Le protocole US-CAB est un protocole simple et structuré, qui est utilisé lors de la réanimation. Il a été nommé d’après les séquences de l’ACR dans les lignes directrices avancées sur le soutien de la vie. Le protocole US-CAB peut être utilisé lors de la réanimation.
Il a un impact positif sur les résultats pour les patients. Idéalement, une équipe de réanimation devrait être composée d’un chef, d’un membre pour la gestion et la ventilation des voies respiratoires, d’un membre pour les compressions thoraciques, d’un membre pour la défibrillation, d’un membre pour le cathétérisme intraveineux et de médicaments, et d’un enregistreur.

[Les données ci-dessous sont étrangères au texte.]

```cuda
template <int BN, int NSUB, int NACC, int TAPS, int RC = 0>
struct HaloCfg {
  static constexpr bool HALO = (TAPS != 1);
  static constexpr bool S2 = (TAPS == 10);
  static constexpr int P = S2 ? 9 : (HALO ? kHaloP : 8);
  static constexpr int HR = S2 ? 16 * NSUB + 1 : (HALO ? 16 * NSUB + 2 : 16 * NSUB);
  static constexpr int TG = (TAPS == 9 || TAPS == 10) ? 3 : (TAPS == 16 ? 4 : 1);
  static constexpr int PLANE_BYTES = (HR * P * 128 + 1023) & ~1023;
  static constexpr int A_BYTES_RAW = (S2 ? 4 : 1) * HR * P * 128;
  static constexpr int A_BYTES = S2 ? 4 * PLANE_BYTES : ((A_BYTES_RAW + 1023) & ~1023);
  static constexpr int B_BYTES = TG * BN * 128;
  static constexpr int BUDGET = 223 * 1024;
  static constexpr int A_STAGES_STREAM = S2 ? 2 : ((BN <= 32) ? 4 : (BN <= 64 ? 3 : (NSUB == 1 ? 3 : 2)));
  static constexpr int A_STAGES_RES = ((BUDGET - RC * TG * B_BYTES) / A_BYTES) > 4 ? 4 : ((BUDGET - RC * TG * B_BYTES) / A_BYTES);
  static constexpr int A_STAGES = RC ? A_STAGES_RES : A_STAGES_STREAM;
  static constexpr bool RES_PREFETCH = (BN == 128 && NSUB == 2 && NACC == 1 && TAPS == 9 && RC == 0);
  static constexpr int RES_BYTES = RES_PREFETCH ? 128 * BN * 2 : 0;
  static constexpr int B_STAGES_MAX = (BUDGET - A_STAGES * A_BYTES - RES_BYTES) / B_BYTES;
  static constexpr int B_STAGES = RC ? RC * TG : (B_STAGES_MAX > 8 ? 8 : B_STAGES_MAX);
  static constexpr bool LAG = RC || B_STAGES >= 2 * TG;
  static constexpr int ACOLS = NACC * BN;
  static constexpr int SMEM_BYTES = A_STAGES * A_BYTES + B_STAGES * B_BYTES + RES_BYTES + 1024;
  static_assert(NSUB * ACOLS <= 256, "register accumulator overflow");
  static_assert(B_STAGES >= 2, "not enough shared memory for the weight ring");
  static_assert(A_STAGES >= 2, "not enough shared memory for the halo ring");
  static_assert(SMEM_BYTES + 3584 <= 227 * 1024, "shared memory overflow (dynamic + static)");
};

struct SubpixelView {
  int stage, view, slot0, brow, nslots;
};
constexpr int subpixel_view(int vy, int vx) { return (vy + 1) * kHaloP + (vx + 1); }
template <int TAPS>
struct SubpixelTable;
template <>
struct SubpixelTable<9> {
  static constexpr int NV = 5;
  static constexpr SubpixelView v[NV] = {{0, 0, 0, 0, 3}, {1, 1, 1, 0, 2}, {1, kHaloP + 1, 2, 2, 1}, {2, 0, 3, 2, 1}, {2, kHaloP, 2, 0, 2}};
};
template <>
struct SubpixelTable<16> {
  static constexpr int NV = 10;
  static constexpr SubpixelView v[NV] = {{0, subpixel_view(0, 0), 0, 0, 4},
                                         {1, subpixel_view(-1, 0), 0, 0, 2},  {1, subpixel_view(0, 1), 1, 2, 2},
                                         {2, subpixel_view(1, 0), 2, 0, 2},   {2, subpixel_view(0, -1), 0, 2, 1}, {2, subpixel_view(0, -1), 3, 3, 1},
                                         {3, subpixel_view(-1, -1), 0, 0, 1}, {3, subpixel_view(-1, 1), 1, 1, 1}, {3, subpixel_view(1, 1), 2, 2, 1},
                                         {3, subpixel_view(1, -1), 3, 3, 1}};
};

template <int BN, int SLOT0, int BROW, int R, size_t... S>
__device__ __forceinline__ void subpixel_slots(float (&acc)[R], uint64_t a, uint32_t b_lo, uint32_t b_hi, std::index_sequence<S...>) {
  (wgmma_ss_at<BN, (SLOT0 + (int)S) * BN>(acc, a, wgmma_lohi(b_lo + (BROW + (uint32_t)S) * BN * 8u, b_hi), 1u), ...);
}

template <int BN, int TAPS, int R, size_t... V>
__device__ __forceinline__ void subpixel_issue(float (&acc)[R], int j, int k, uint32_t a_lo0, uint32_t b_lo0, uint32_t a_hi, uint32_t b_hi,
                                               std::index_sequence<V...>) {
  (
      [&] {
        constexpr SubpixelView g = SubpixelTable<TAPS>::v[V];
        if (j == g.stage)
          subpixel_slots<BN, g.slot0, g.brow>(acc, wgmma_lohi(a_lo0 + g.view * 8u + k * 2u, a_hi), b_lo0 + k * 2u, b_hi,
                                              std::make_index_sequence<g.nslots>{});
      }(),
      ...);
}

__device__ __forceinline__ void quad_transpose(uint32_t (&x)[4], int lane) {
  const bool b2 = lane & 2, b1 = lane & 1;
  uint32_t s0 = __shfl_xor_sync(0xffffffffu, b2 ? x[0] : x[2], 2);
  uint32_t s1 = __shfl_xor_sync(0xffffffffu, b2 ? x[1] : x[3], 2);
  x[0] = b2 ? s0 : x[0];
  x[1] = b2 ? s1 : x[1];
  x[2] = b2 ? x[2] : s0;
  x[3] = b2 ? x[3] : s1;
  s0 = __shfl_xor_sync(0xffffffffu, b1 ? x[0] : x[1], 1);
  s1 = __shfl_xor_sync(0xffffffffu, b1 ? x[2] : x[3], 1);
  x[0] = b1 ? s0 : x[0];
  x[2] = b1 ? s1 : x[2];
  x[1] = b1 ? x[1] : s0;
  x[3] = b1 ? x[3] : s1;
}

constexpr bool halo_res_smem_ok(int BN, int NSUB, int NACC, int TAPS) { return TAPS == 9 && NACC == 1 && BN * NSUB <= 128; }

template <int BN, int NSUB, int NACC, int TAPS, int RC, bool GRP>
__global__ void __launch_bounds__(kHaloThreads, 1) conv_halo_wgmma_kernel(const __grid_constant__ HaloParams p) {
  static_assert(!GRP || TAPS == 1, "grouped weights exist in GEMM mode only");
  using C = HaloCfg<BN, NSUB, NACC, TAPS, RC>;
  extern __shared__ uint8_t smem_raw[];
  __shared__ __align__(8) uint64_t a_full[C::A_STAGES], a_empty[C::A_STAGES];
  __shared__ __align__(8) uint64_t b_full[C::B_STAGES], b_empty[C::B_STAGES];
  __shared__ float head_sw[100];
  constexpr int kGnSmem = (NACC == 1) ? 512 : 1;
  __shared__ float gn_acc[kGnSmem];

  const int tid = threadIdx.x, warp = tid >> 5, lane = tid & 31;
  constexpr bool kHeadOk = (BN == 32 && NACC == 1 && TAPS == 9);
  const bool gn_smem = NACC == 1 && p.gn_stats != nullptr && p.gn_images * p.gn_groups * 2 <= kGnSmem;
  if (gn_smem)
    for (int i = tid; i < p.gn_images * p.gn_groups * 2; i += kHaloThreads) gn_acc[i] = 0.f;
  constexpr bool kHaloMode = C::HALO;
  if (kHeadOk && p.head_out && tid < 99) head_sw[tid] = (tid < 96) ? p.head_w[tid] : p.head_b[tid - 96];
  const uint32_t smem0 = (smem_u32(smem_raw) + 1023u) & ~1023u;
  const uint32_t a_smem = smem0;
  const uint32_t b_smem = smem0 + C::A_STAGES * C::A_BYTES;
  const int chunks = (p.Cin + 63) / 64;
  const int kl_last = (p.Cin - 64 * (chunks - 1) + 15) / 16;

  if (tid == 0) {
    for (int s = 0; s < C::A_STAGES; ++s) {
      mbar_init(smem_u32(&a_full[s]), 1);
      mbar_init(smem_u32(&a_empty[s]), 8);
    }
    for (int s = 0; s < C::B_STAGES; ++s) {
      mbar_init(smem_u32(&b_full[s]), 1);
      mbar_init(smem_u32(&b_empty[s]), 8);
    }
    mbar_fence_init();
    tma_prefetch_desc(&p.tm_in);
    tma_prefetch_desc(&p.tm_w);
  }
  __syncthreads();

  const int tiles_m = kHaloMode ? p.tiles_x * p.tiles_y * p.N : p.tiles_x;

  pdl_launch_dependents();
  if (RC && warp == 8 && lane == 0) {
    mbar_arrive_expect_tx(smem_u32(&b_full[0]), RC * C::TG * C::B_BYTES);
    for (int c = 0; c < RC; ++c)
      for (int j = 0; j < C::TG; ++j)
        tma_load_3d(b_smem + (c * C::TG + j) * C::B_BYTES, &p.tm_w, smem_u32(&b_full[0]), c * 64, 0, j * C::TG);
  }
  pdl_wait();

// ... 744 lines not shown
```

### livetalking_b200/csrc/conv_plan.cu

```cuda
#include <cstring>
#include <string>
#include <vector>

#include "../../include/ltb200.h"
#include "conv_plan.h"
#include "ltb_internal.h"

namespace ltb {

static const int kTd[2][2] = {{0, 0}, {0, 1}};
static const int kTk[2][2] = {{1, 0}, {2, 0}};
static const int kTn[2] = {1, 2};
static const int kUd[2][2] = {{-1, 0}, {0, 1}};

ConvParams conv_params(ConvMode mode, int N, ConvSlice in, int IH, int IW, int Cin, ConvSlice out, int OH, int OW, int Cout,
                       ConvSlice res, const __half* w, int Ktot, int w_koff, const float* bias, bool relu, ConvTaps taps) {
  ConvParams p;
  std::memset(&p, 0, sizeof(p));
  p.in = in.p;
  p.N = N;
  p.IH = IH;
  p.IW = IW;
  p.ICtot = in.Ctot;
  p.ic_off = in.off;
// ... 10 lines not shown
  p.RCtot = res.Ctot;
  p.rc_off = res.off;
  p.w = w;
  p.Ktot = Ktot;
  p.bias = bias;
  p.relu = relu ? 1 : 0;
  if (mode == ConvMode::Dense) {
    p.sy = taps.sy;
    p.sx = taps.sx;
    p.GH = OH;
    p.GW = OW;
    p.nphases = 1;
    ConvPhase& ph = p.ph[0];
    ph.ntaps = taps.KH * taps.KW;
    ph.koff = w_koff;
    for (int kh = 0; kh < taps.KH; ++kh)
      for (int kw = 0; kw < taps.KW; ++kw) {
        ph.dy[kh * taps.KW + kw] = (signed char)(kh - taps.pad_t);
        ph.dx[kh * taps.KW + kw] = (signed char)(kw - taps.pad_l);
      }
  } else {
    const bool up = mode == ConvMode::Upsample2x;
    p.GH = IH;
    p.GW = IW;
    p.osy = p.osx = 2;
    p.nphases = 4;
    p.upconv = up ? 1 : 0;
    int koff = w_koff;
    for (int a = 0; a < 2; ++a)
      for (int b = 0; b < 2; ++b) {
        ConvPhase& ph = p.ph[a * 2 + b];
        const int na = up ? 2 : kTn[a], nb = up ? 2 : kTn[b];
        ph.ntaps = na * nb;
        ph.koff = koff;
        ph.ooy = a;
        ph.oox = b;
        for (int i = 0; i < na; ++i)
          for (int j = 0; j < nb; ++j) {
            ph.dy[i * nb + j] = (signed char)(up ? kUd[a][i] : kTd[a][i]);
            ph.dx[i * nb + j] = (signed char)(up ? kUd[b][j] : kTd[b][j]);
          }
        koff += ph.ntaps * Cin;
      }
  }
  p.M = N * p.GH * p.GW;
  return p;
}

int conv_plan(const ConvParams& p, const __half* w_tap, ConvPath path, ConvPlan* out) {
  out->p = p;
  out->halo = false;
  out->pingpong = false;
  out->rowpair = false;
  if (p.group_slot) {
    if (p.group_images < 1 || p.N % p.group_images || p.slots < 1 || p.w_slot_stride < 0 || p.bias_slot_stride < 0)
      return LTB_FAIL("conv: grouped weights need N divisible by group_images >= 1, slots >= 1 and non-negative slot strides");
    if (p.zbatch > 1 || p.upconv) return LTB_FAIL("conv: grouped weights cannot be combined with zbatch or the fused upsample");
  }
  if (path == ConvPath::Gather) return 0;
  if (w_tap && conv_pingpong_supported(p)) {
    if (conv_pingpong_make_plan(p, w_tap, &out->pp) != 0) return LTB_FAIL("conv: ping-pong plan / tensor map creation failed");
    out->pingpong = true;
    return 0;
  }
  if (w_tap && conv_rowpair_supported(p)) {
    if (conv_rowpair_make_plan(p, w_tap, &out->rp) != 0) return LTB_FAIL("conv: row-pair plan / tensor map creation failed");
    out->rowpair = true;
    return 0;
  }
  const bool gemm = p.nphases == 1 && p.ph[0].ntaps == 1;
  if (!((w_tap || gemm) && conv_halo_supported(p))) {
    if (path == ConvPath::Auto) return 0;
    return LTB_FAIL("conv: the halo kernel cannot run " + std::to_string(p.N) + "x" + std::to_string(p.IH) + "x" + std::to_string(p.IW) +
                    "x" + std::to_string(p.Cin) + " -> " + std::to_string(p.OH) + "x" + std::to_string(p.OW) + "x" + std::to_string(p.Cout) +
                    (w_tap || gemm ? "" : " without tap-major weights"));
  }
  if (conv_halo_make_plan(p, w_tap, &out->hp) != 0) return LTB_FAIL("conv: halo plan / tensor map creation failed");
  out->halo = true;
  return 0;
}

cudaError_t conv_launch(const ConvPlan& pl, cudaStream_t st, float* splitk_ws, size_t ws_floats) {
  if (pl.pingpong) return launch_conv_pingpong(pl.pp, st);
  if (pl.rowpair) return launch_conv_rowpair(pl.rp, st);
  return pl.halo ? launch_conv_halo(pl.hp, st) : launch_conv_gather(pl.p, st, splitk_ws, ws_floats);
}

bool conv_plan_variant(const ConvPlan& pl, bool have_ws, size_t ws_floats, ltb_conv_variant* out) {
  std::memset(out, 0, sizeof(*out));
  out->grouped = pl.p.group_slot != nullptr;
  if (pl.pingpong) {
    out->kernel = 2;
    out->taps = 9;
    out->bn = 64;
    out->nsub = 1;
    out->nacc = 1;
    out->resident_chunks = 1;
    out->res_halo = 1;
    return true;
  }
  if (pl.rowpair) {
    out->kernel = 3;
    out->taps = 9;
    out->bn = 32;
    out->nsub = 1;
    out->nacc = 1;
    out->resident_chunks = 2;
    return true;
  }
  if (pl.halo) {
    out->kernel = 1;
    out->taps = pl.hp.TAPS;
    out->bn = pl.hp.BN;
    out->nsub = pl.hp.NSUB;
    out->nacc = pl.hp.NACC;
    out->resident_chunks = conv_halo_resident_chunks(pl.hp, conv_halo_sms());
    out->res_halo = pl.hp.hp.res_halo;
    return true;
  }
  int ksplit = 0;
  if (!conv_gather_pick(pl.p, have_ws, ws_floats, &out->bn, &out->kb, &ksplit)) return false;
  out->ksplit = ksplit > 1 ? ksplit : 1;
  return true;
}

bool conv_plan_fuse_gn_stats(ConvPlan* pl, float* stats, int groups, int hw) {
  const ConvParams& p = pl->p;
  if (!pl->halo || pl->hp.grouped || p.oc_off != 0 || p.OCtot != p.Cout || !conv_halo_gn_fusable(pl->hp, p.Cout, groups, hw)) return false;
  HaloParams& h = pl->hp.hp;
  h.gn_stats = stats;
  h.gn_groups = groups;
  h.gn_cpg = p.Cout / groups;
  h.gn_hw = hw;
  h.gn_images = p.M / hw;
  return true;
}

bool conv_plan_fuse_head(ConvPlan* pl, const float* w, const float* b, float* out) {
  if (pl->rowpair) {
    pl->rp.head_w = w;
    pl->rp.head_b = b;
    pl->rp.head_out = out;
    return true;
  }
  if (!pl->halo || pl->hp.grouped || pl->hp.BN != 32 || pl->p.Cout != 32) return false;
  pl->hp.hp.head_w = w;
  pl->hp.hp.head_b = b;
  pl->hp.hp.head_out = out;
  return true;
}

static void pack_conv_w(const float* w, int cout, int cin, int KH, int KW, std::vector<__half>& out) {
  out.resize((size_t)cout * KH * KW * cin);
  for (int co = 0; co < cout; ++co)
    for (int kh = 0; kh < KH; ++kh)
      for (int kw = 0; kw < KW; ++kw)
        for (int ci = 0; ci < cin; ++ci)
          out[((size_t)co * KH * KW + kh * KW + kw) * cin + ci] = __float2half(w[(((size_t)co * cin + ci) * KH + kh) * KW + kw]);
}
static void pack_convT_w(const float* w, int cin, int cout, std::vector<__half>& out) {
// ... 36 lines not shown
  }
  if (OH <= 0 || OW <= 0) return LTB_FAIL("empty output");
  const size_t in_b = (size_t)d->N * d->IH * d->IW * d->Cin * 2, out_b = (size_t)d->N * OH * OW * d->Cout * 2;
  __half *din = nullptr, *dout = nullptr, *dw = nullptr, *dres = nullptr, *dwt = nullptr;
  float* dbias = nullptr;
  float* dws = nullptr;
  cudaEvent_t e0 = nullptr, e1 = nullptr;
  int rc = 0;
  auto cleanup = [&]() {
    cudaFree(din);
    cudaFree(dout);
    cudaFree(dw);
    cudaFree(dres);
    cudaFree(dwt);
    cudaFree(dws);
    cudaFree(dbias);
    if (e0) cudaEventDestroy(e0);
    if (e1) cudaEventDestroy(e1);
  };
#define CK(x)                                                             \
  do {                                                                    \
    cudaError_t _e = (x);                                                 \
    if (_e != cudaSuccess) {                                              \
      rc = LTB_FAIL(std::string(#x) + ": " + cudaGetErrorString(_e));     \
      cleanup();                                                          \
      return rc;                                                          \
    }                                                                     \
  } while (0)
  CK(cudaMalloc(&din, in_b));
  CK(cudaMalloc(&dout, out_b));
  CK(cudaMalloc(&dw, wp.size() * 2));
  CK(cudaMalloc(&dbias, (size_t)d->Cout * 4));
  CK(cudaMemcpy(din, in_f16, in_b, cudaMemcpyHostToDevice));
  CK(cudaMemcpy(dw, wp.data(), wp.size() * 2, cudaMemcpyHostToDevice));
  CK(cudaMemcpy(dbias, bias_f32, (size_t)d->Cout * 4, cudaMemcpyHostToDevice));
  CK(cudaMemset(dout, 0xFF, out_b));
  if (d->has_res) {
    CK(cudaMalloc(&dres, out_b));
    CK(cudaMemcpy(dres, res_f16, out_b, cudaMemcpyHostToDevice));
  }
  if (d->KH == 3 && d->KW == 3) {
    CK(cudaMalloc(&dwt, wp.size() * 2));
    CK(d->transposed ? launch_w_tap_major_convT(dw, dwt, d->Cout, d->Cin, nullptr) : launch_w_tap_major(dw, dwt, d->Cout, d->Cin, nullptr));
  }
  const ConvParams p = conv_params(d->transposed ? ConvMode::Transposed : ConvMode::Dense, d->N, {din, d->Cin, 0}, d->IH, d->IW, d->Cin,
                                   {dout, d->Cout, 0}, OH, OW, d->Cout, d->has_res ? ConvSlice{dres, d->Cout, 0} : ConvSlice{}, dw, Ktot, 0,
                                   dbias, d->relu != 0, {d->KH, d->KW, d->sy, d->sx, d->pad, d->pad});
  const ConvPath path = d->force_path == 1 ? ConvPath::Gather : d->force_path == 2 ? ConvPath::Halo : ConvPath::Auto;
  ConvPlan pl;
  if (conv_plan(p, dwt, path, &pl)) {
    cleanup();
    return 1;
  }
  const size_t ws_floats = (pl.halo || pl.pingpong || pl.rowpair) ? 0 : (size_t)1 << 22;
  if (ws_floats) {
    CK(cudaMalloc(&dws, ws_floats * sizeof(float)));
    CK(cudaMemset(dws, 0, ws_floats * sizeof(float)));
  }
  CK(conv_launch(pl, nullptr, dws, ws_floats));
  if (reps > 0) {
    CK(cudaEventCreate(&e0));
    CK(cudaEventCreate(&e1));
    for (int i = 0; i < 3; ++i) CK(conv_launch(pl, nullptr, dws, ws_floats));
    CK(cudaEventRecord(e0, nullptr));
    for (int i = 0; i < reps; ++i) CK(conv_launch(pl, nullptr, dws, ws_floats));
    CK(cudaEventRecord(e1, nullptr));
    CK(cudaEventSynchronize(e1));
    CK(cudaEventElapsedTime(ms_out, e0, e1));
    *ms_out /= reps;
  }
  CK(cudaDeviceSynchronize());
  CK(cudaMemcpy(out_f16, dout, out_b, cudaMemcpyDeviceToHost));
#undef CK
  cleanup();
  return 0;
}
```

Un échographiste doit également être présent en tant que membre indépendant de l’équipe qui est bien formé et expérimenté dans l’échographie de réanimation et qui peut intervenir et interpréter les images ultrasoniques en temps opportun sans interrompre ou retarder les efforts de réanimation.
Lorsque l’échographie doit être intégrée dans le processus de RCR, placez une machine à ultrasons portative dans la région caudale du patient et réglez une alarme toutes les deux minutes pour la RCR et toutes les 10 secondes pour les contrôles pulsés. Limiter l’intervalle de mains libres pour l’analyse du rythme des contrôles pulsé, et l’évaluation simultanée des ultrasons à un minimum de 10 secondes. Au début de la RCR et à la fin des cinq premiers cycles de compression thoracique, utilisez la vue subxiphoïde à quatre chambres pour vérifier l’effusion péricardique, la taille des ventricules gauche et droit et l’activité cardiaque sonographique.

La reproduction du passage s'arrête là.